* [Task]:
Looking at the entries below, how many lines include the word "seed"? Answer with the number alone.

* [Data shown]:
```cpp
bool same_graph_options(const bsgpu_options& a, const bsgpu_options& b) {
  return a.jacobi_scaling == b.jacobi_scaling && a.min_lm_diagonal == b.min_lm_diagonal && a.max_lm_diagonal == b.max_lm_diagonal &&
         a.linear_solver_type == b.linear_solver_type;
}

void build_graphs(bsgpu_ctx* c, const bsgpu_options& o) {
  if (c->graphs_tried && same_graph_options(o, c->graph_opts)) return;
  c->destroy_graphs();
  c->graphs_tried = true;
  c->graph_opts = o;
  if (!c->use_graphs || c->use_pcg || c->use_spcg) return;
  hipGraphExec_t* execs[3] = {&c->g_first, &c->g_accept, &c->g_reject};
  for (int kind = 0; kind < 3; ++kind) {
    hipGraph_t graph = nullptr;
    if (hipStreamBeginCapture(c->stream, hipStreamCaptureModeThreadLocal) != hipSuccess) { (void)hipGetLastError(); return; }
    enqueue_step(c, o, kind, 1.0);
    if (hipStreamEndCapture(c->stream, &graph) != hipSuccess || !graph) { (void)hipGetLastError(); c->destroy_graphs(); c->graphs_tried = true; return; }
    const hipError_t e = hipGraphInstantiate(execs[kind], graph, nullptr, nullptr, 0);
    (void)hipGraphDestroy(graph);
    if (e != hipSuccess) { (void)hipGetLastError(); c->destroy_graphs(); c->graphs_tried = true; return; }
  }
  c->graphs_ok = true;
  if (env_timing()) fprintf(stderr, "[bsgpu] LM step captured as hipGraphs\n");
}

void run_step(bsgpu_ctx* c, const bsgpu_options& o, int kind, double radius, bool gradient_only = false, double radius_ahead = 0.0, const LmDecide* lmd = nullptr) {
  if (c->use_graphs) {
    *c->h_radius = radius;
    (void)hipMemcpyAsync(c->d_scal + SC_RADIUS, c->h_radius, sizeof(double), hipMemcpyHostToDevice, c->stream);
  }
  if (c->graphs_ok && !gradient_only) {
    hipGraphExec_t g = kind == STEP_FIRST ? c->g_first : kind == STEP_ACCEPT ? c->g_accept : c->g_reject;
    if (hipGraphLaunch(g, c->stream) == hipSuccess) return;
// ... 311 lines not shown
```

beam_slam_amd/gpu.py:

```python
import ctypes
import os

from . import capi

_HERE = os.path.dirname(os.path.abspath(__file__))
LIB_PATH = os.path.join(_HERE, "csrc", "libbsgpu.so")
_LIB = None


class GpuLibraryMissing(RuntimeError):
    pass


def lib():
    global _LIB
    if _LIB is None:
        if not os.path.exists(LIB_PATH):
            raise GpuLibraryMissing(
                f"{LIB_PATH} is missing: build it with `python -c 'import __graft_entry__ as g; g.build()'` "
                "(hipcc --offload-arch=gfx950).  beam_slam_amd has no CPU fallback.")
        _LIB = ctypes.CDLL(LIB_PATH)
        _LIB.bsgpu_time_reproj_jacobian_ms.restype = ctypes.c_double
        _LIB.bsgpu_time_reproj_jacobian_ms.argtypes = [ctypes.c_void_p, ctypes.c_int32]
        _LIB.bsgpu_time_eval_ms.restype = ctypes.c_double
# ... 294 lines not shown

    def eval_bytes(self):
        return lib().bsgpu_eval_bytes(self._ctx)

    def bsr_info(self):
        a, b = ctypes.c_int32(0), ctypes.c_int32(0)
        self._chk(lib().bsgpu_bsr_info(ctypes.c_void_p(self._ctx), ctypes.byref(a), ctypes.byref(b)))
        return a.value, b.value

    PHASES = ("eval_reproj", "eval_other", "landmark", "pairs", "assemble_other", "factor", "backsolve", "backsub", "candidate")

    def profile_step(self, options=None, reps=10):
        import numpy as np
        opt = options if options is not None else self.options_default()
        ms, work = np.zeros(len(self.PHASES)), np.zeros(len(self.PHASES))
        fn = lib().bsgpu_profile_step
        fn.argtypes = [ctypes.c_void_p, ctypes.c_void_p, ctypes.c_int32, ctypes.c_void_p, ctypes.c_void_p]
        self._chk(fn(self._ctx, ctypes.byref(opt), int(reps), ms.ctypes.data, work.ctypes.data))
        return {name: (float(ms[i]), float(work[i])) for i, name in enumerate(self.PHASES)}

    def set_plan_preference(self, throughput):
        fn = lib().bsgpu_set_plan_preference
        fn.argtypes = [ctypes.c_void_p, ctypes.c_int32]
        self._chk(fn(self._ctx, 1 if throughput else 0))

    def plan_info(self):
        a, b, c = ctypes.c_int32(0), ctypes.c_int32(0), ctypes.c_int32(0)
        self.finalize()
        lib().bsgpu_plan_info(ctypes.c_void_p(self._ctx), ctypes.byref(a), ctypes.byref(b), ctypes.byref(c))
        return a.value, b.value, c.value

    def reproj_jacobian_bytes(self):
        return lib().bsgpu_reproj_jacobian_bytes(self._ctx)
```

include/bsgpu.h:

```cpp
#ifndef BSGPU_H_
#define BSGPU_H_

#include <stdint.h>

#ifdef __cplusplus
extern "C" {
#endif

#define BSGPU_ABI_VERSION 1

enum {
  BSGPU_OK = 0,
  BSGPU_ERR_INVALID = -1,
  BSGPU_ERR_DEVICE = -2,
  BSGPU_ERR_UNSUPPORTED = -3,
  BSGPU_ERR_NUMERIC = -4
};

enum {
  BSGPU_MANIFOLD_EUCLIDEAN = 0,
  BSGPU_MANIFOLD_QUAT_RIGHT = 1
};

enum {
// ... 228 lines not shown
                           double* E, int32_t* n_inliers, int32_t* n_iters, int32_t* best_sample, int32_t* status);

int bsgpu_absolute_pose_ransac(bsgpu_ctx* ctx, int32_t n_frames, const int32_t* obs_start, const double* pixels,
                               const double* points, const int32_t* camera, double prob, double threshold_px,
                               int32_t max_iters, uint64_t seed, int32_t truncate_pixels, uint8_t* mask,
                               double* q_out, double* p_out, double* T_cam_world, int32_t* n_inliers,
                               int32_t* n_iters, int32_t* best_sample, int32_t* status);

int bsgpu_relative_pose_ransac(bsgpu_ctx* ctx, int32_t n_sets, const int32_t* match_start, const double* px_first,
                               const double* px_last, const int32_t* camera, double prob, double threshold_px,
                               int32_t max_iters, uint64_t seed, int32_t truncate_pixels, double validate_px,
                               double min_inlier_ratio, uint8_t* mask, double* T_last_first, double* q_out, double* p_out,
                               double* points, uint8_t* valid_mask, double* inlier_ratio, int32_t* pair_valid,
                               int32_t* n_inliers, int32_t* n_iters, int32_t* best_sample, int32_t* status);

double bsgpu_time_reproj_jacobian_ms(bsgpu_ctx* ctx, int32_t reps);
double bsgpu_time_eval_ms(bsgpu_ctx* ctx, int32_t reps);
int64_t bsgpu_eval_bytes(const bsgpu_ctx* ctx);
int bsgpu_bsr_info(bsgpu_ctx* ctx, int32_t* block_rows, int32_t* nnz_blocks);
int64_t bsgpu_reproj_jacobian_bytes(const bsgpu_ctx* ctx);
enum {
  BSGPU_PHASE_EVAL_REPROJ = 0,
  BSGPU_PHASE_EVAL_OTHER = 1,
  BSGPU_PHASE_LANDMARK = 2,
  BSGPU_PHASE_PAIRS = 3,
  BSGPU_PHASE_ASSEMBLE_OTHER = 4,
  BSGPU_PHASE_FACTOR = 5,
  BSGPU_PHASE_BACKSOLVE = 6,
  BSGPU_PHASE_BACKSUB = 7,
  BSGPU_PHASE_CANDIDATE = 8,
  BSGPU_PHASE_NUM = 9
};
int bsgpu_profile_step(bsgpu_ctx* ctx, const bsgpu_options* options, int32_t reps, double* ms_out, double* work_out);

int bsgpu_dense_solve(int device, int32_t n, const double* A, const double* b, double* x,
                      int32_t max_chains, double* ms_out);
int bsgpu_plan_info(const bsgpu_ctx* ctx, int32_t* n_chains, int32_t* n_steps, int32_t* n_tiles);
enum { BSGPU_PLAN_LATENCY = 0, BSGPU_PLAN_THROUGHPUT = 1 };
int bsgpu_set_plan_preference(bsgpu_ctx* ctx, int32_t preference);

#ifdef __cplusplus
}
#endif
#endif
```

Measured before the change: 3837 LM iterations/s.

## Add a dedicated visual gradient kernel for gradient-only assembly

Adds a gradient-only assembly path that skips building the Schur complement. A new kernel accumulates landmark and camera-pose gradients from the reprojection Jacobians, using LDS atomics per camera and riding the small factors in the same launch. The path only runs when graphs are off and several other conditions hold, and a new gradient_step API exercises it. In the normal LM solve with graphs enabled the new path is likely skipped, so it may not change timed iterations.

```diff
diff --git a/beam_slam_amd/capi.py b/beam_slam_amd/capi.py
--- a/beam_slam_amd/capi.py
+++ b/beam_slam_amd/capi.py
@@ -109,7 +109,7 @@
     "profile_step", "time_eval_ms", "eval_bytes", "bsr_info", "covariance_joint", "update_marginal", "solve_batch", "batch_stats", "set_plan_preference",
     "covariance_requests", "localize_frames", "num_factorizations", "essential_ransac", "absolute_pose_ransac",
     "relative_pose_ransac", "inertial_alignment", "register_scans", "register_scans_error", "backsub_tangent_table",
-    "scan_context_describe", "scan_context_match", "scan_context_error",
+    "scan_context_describe", "scan_context_match", "scan_context_error", "gradient_step",
 ]
 
 _dp = C.POINTER(C.c_double)
diff --git a/beam_slam_amd/csrc/bsgpu_api.cpp b/beam_slam_amd/csrc/bsgpu_api.cpp
--- a/beam_slam_amd/csrc/bsgpu_api.cpp
+++ b/beam_slam_amd/csrc/bsgpu_api.cpp
@@ -1015,6 +1015,11 @@
   if (!c) return BSGPU_ERR_INVALID;
   if (!o || !ms_out || reps <= 0) return fail(c, BSGPU_ERR_INVALID, "profile_step: bad argument");
   return profile_step(c, *o, reps, ms_out, work_out);
+} catch (...) { return api_exception(c); }
+int bsgpu_gradient_step(bsgpu_ctx* c, const bsgpu_options* o, double* gradient, int32_t* used_gradient_launch) try {
+  if (!c) return BSGPU_ERR_INVALID;
+  if (!o || !gradient) return fail(c, BSGPU_ERR_INVALID, "gradient_step: bad argument");
+  return gradient_step(c, *o, gradient, used_gradient_launch);
 } catch (...) { return api_exception(c); }
 int64_t bsgpu_reproj_jacobian_bytes(const bsgpu_ctx* c) {
   if (!c) return -1;
diff --git a/beam_slam_amd/csrc/bsgpu_ctx.h b/beam_slam_amd/csrc/bsgpu_ctx.h
--- a/beam_slam_amd/csrc/bsgpu_ctx.h
+++ b/beam_slam_amd/csrc/bsgpu_ctx.h
@@ -174,6 +174,7 @@
   double spec_lm_radius = 0.0;
   bool spec_cand_arrays = false;
   bool reduce_carried = false;
+  bool grad_launch_used = false;
   bool xpart_stale = false;
   bool spec_dirty = false;
   bool scal_mirrored = false;
@@ -339,6 +340,7 @@
 void dense_factor_solve(hipStream_t s, const DensePlan& P, const DenseDev& D, double* S, double* y, double* scal, const int* iperm = nullptr,
                         int n_pose = 0, double* y_tan = nullptr, double* delta = nullptr);
 int profile_step(bsgpu_ctx* c, const bsgpu_options& o, int reps, double* ms_out, double* work_out);
+int gradient_step(bsgpu_ctx* c, const bsgpu_options& o, double* gradient, int32_t* used_gradient_launch);
 bool batch_covers(bsgpu_ctx* c, const bsgpu_options& o);
 void batch_stats(int64_t* windows, int64_t* rounds);
 bool solve_batched(bsgpu_ctx* const* ctxs, const int* idx, int m, const bsgpu_options* o, int options_stride, bsgpu_summary* s, int* rc);
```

* [Answer]:
2